Added to all this is the dark side of our agrarian situation – a mounting national disaster – of agriculture debts and farmers' suicides. Jajjal has witnessed about 20 farmer's suicides in last ten years and there are several others who have moved out of agriculture after selling their land. Now they work as land less labourers. Jajjal is not a village that may collapse all of a sudden one day to a catastrophe; it’s a village whimpering itself to death.

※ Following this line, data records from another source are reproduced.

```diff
@@ -516,17 +599,24 @@
 static int launch_one(const GemmP& p0, hipStream_t st) {
   GemmP p = p0;
   p.dbg = g_dbg;
-  const int grid = plan_grid(p, 256, BN, g_xcd_2d, g_gm);
-  constexpr size_t lds = 2 * (size_t)(256 + BN) * 128 + (LN == 1 ? 2048 : 0);
+  int grid = plan_grid(p, 256, BN, g_xcd_2d, g_gm);
+  constexpr size_t lds = 2 * (size_t)(256 + BN) * 128 + (LN == 1 ? (pp_walks(BN, AMODE, OUT32, LN) ? 2 : 1) * 2048 : 0);
   auto k = gemm_pp_kernel<TT, BN, AMODE, OUT32, ACT, GLU, LN>;
   static hipError_t attr[16];
   static bool done[16];
+  static int cus[16];
   int dev = 0;
   (void)hipGetDevice(&dev);
   dev &= 15;
   if (!done[dev]) {
     attr[dev] = hipFuncSetAttribute((const void*)k, hipFuncAttributeMaxDynamicSharedMemorySize, (int)lds);
+    if (hipDeviceGetAttribute(&cus[dev], hipDeviceAttributeMultiprocessorCount, dev) != hipSuccess) cus[dev] = 0;
     done[dev] = true;
+  }
+  if (pp_walks(BN, AMODE, OUT32, LN) && g_walk && !p.residual && !p.bias2d) {
+    int resident = 8 * (cus[dev] / 8);
+    if (g_walk_cap > 0 && 8 * g_walk_cap < resident) resident = 8 * g_walk_cap;
+    if (resident >= 8 && grid > resident) grid = resident;
   }
   SX_CHECK(attr[dev] == hipSuccess, "sx_gemm: cannot reserve %zu B of LDS for the 256x%d ping-pong tile: %s", lds, BN,
            hipGetErrorString(attr[dev]));
```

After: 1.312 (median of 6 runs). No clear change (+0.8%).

But Jajjal needs a new start for life. This article is written to bring to the attention of the new government in Punjab, their most important and immediate task. This village and hundreds of other villages like Jajjal needs a mothers care to nurture it back to life and sustainability. A strategy and action plan for sustainable agriculture, free of chemical inputs and ensuring better and safer production is needed. Villages free of toxicity and cancer, debt and suicide must be the goal for the next five years. We should vow that our villages will no more give birth to Manishs’ and Kartar Kaurs’ would not have to spend their hard earned lives in such misery - Neither in Jajjal nor in Malwa nor in the whole of Punjab. But one question remains - Would the government have the will to do this? Would they have the time?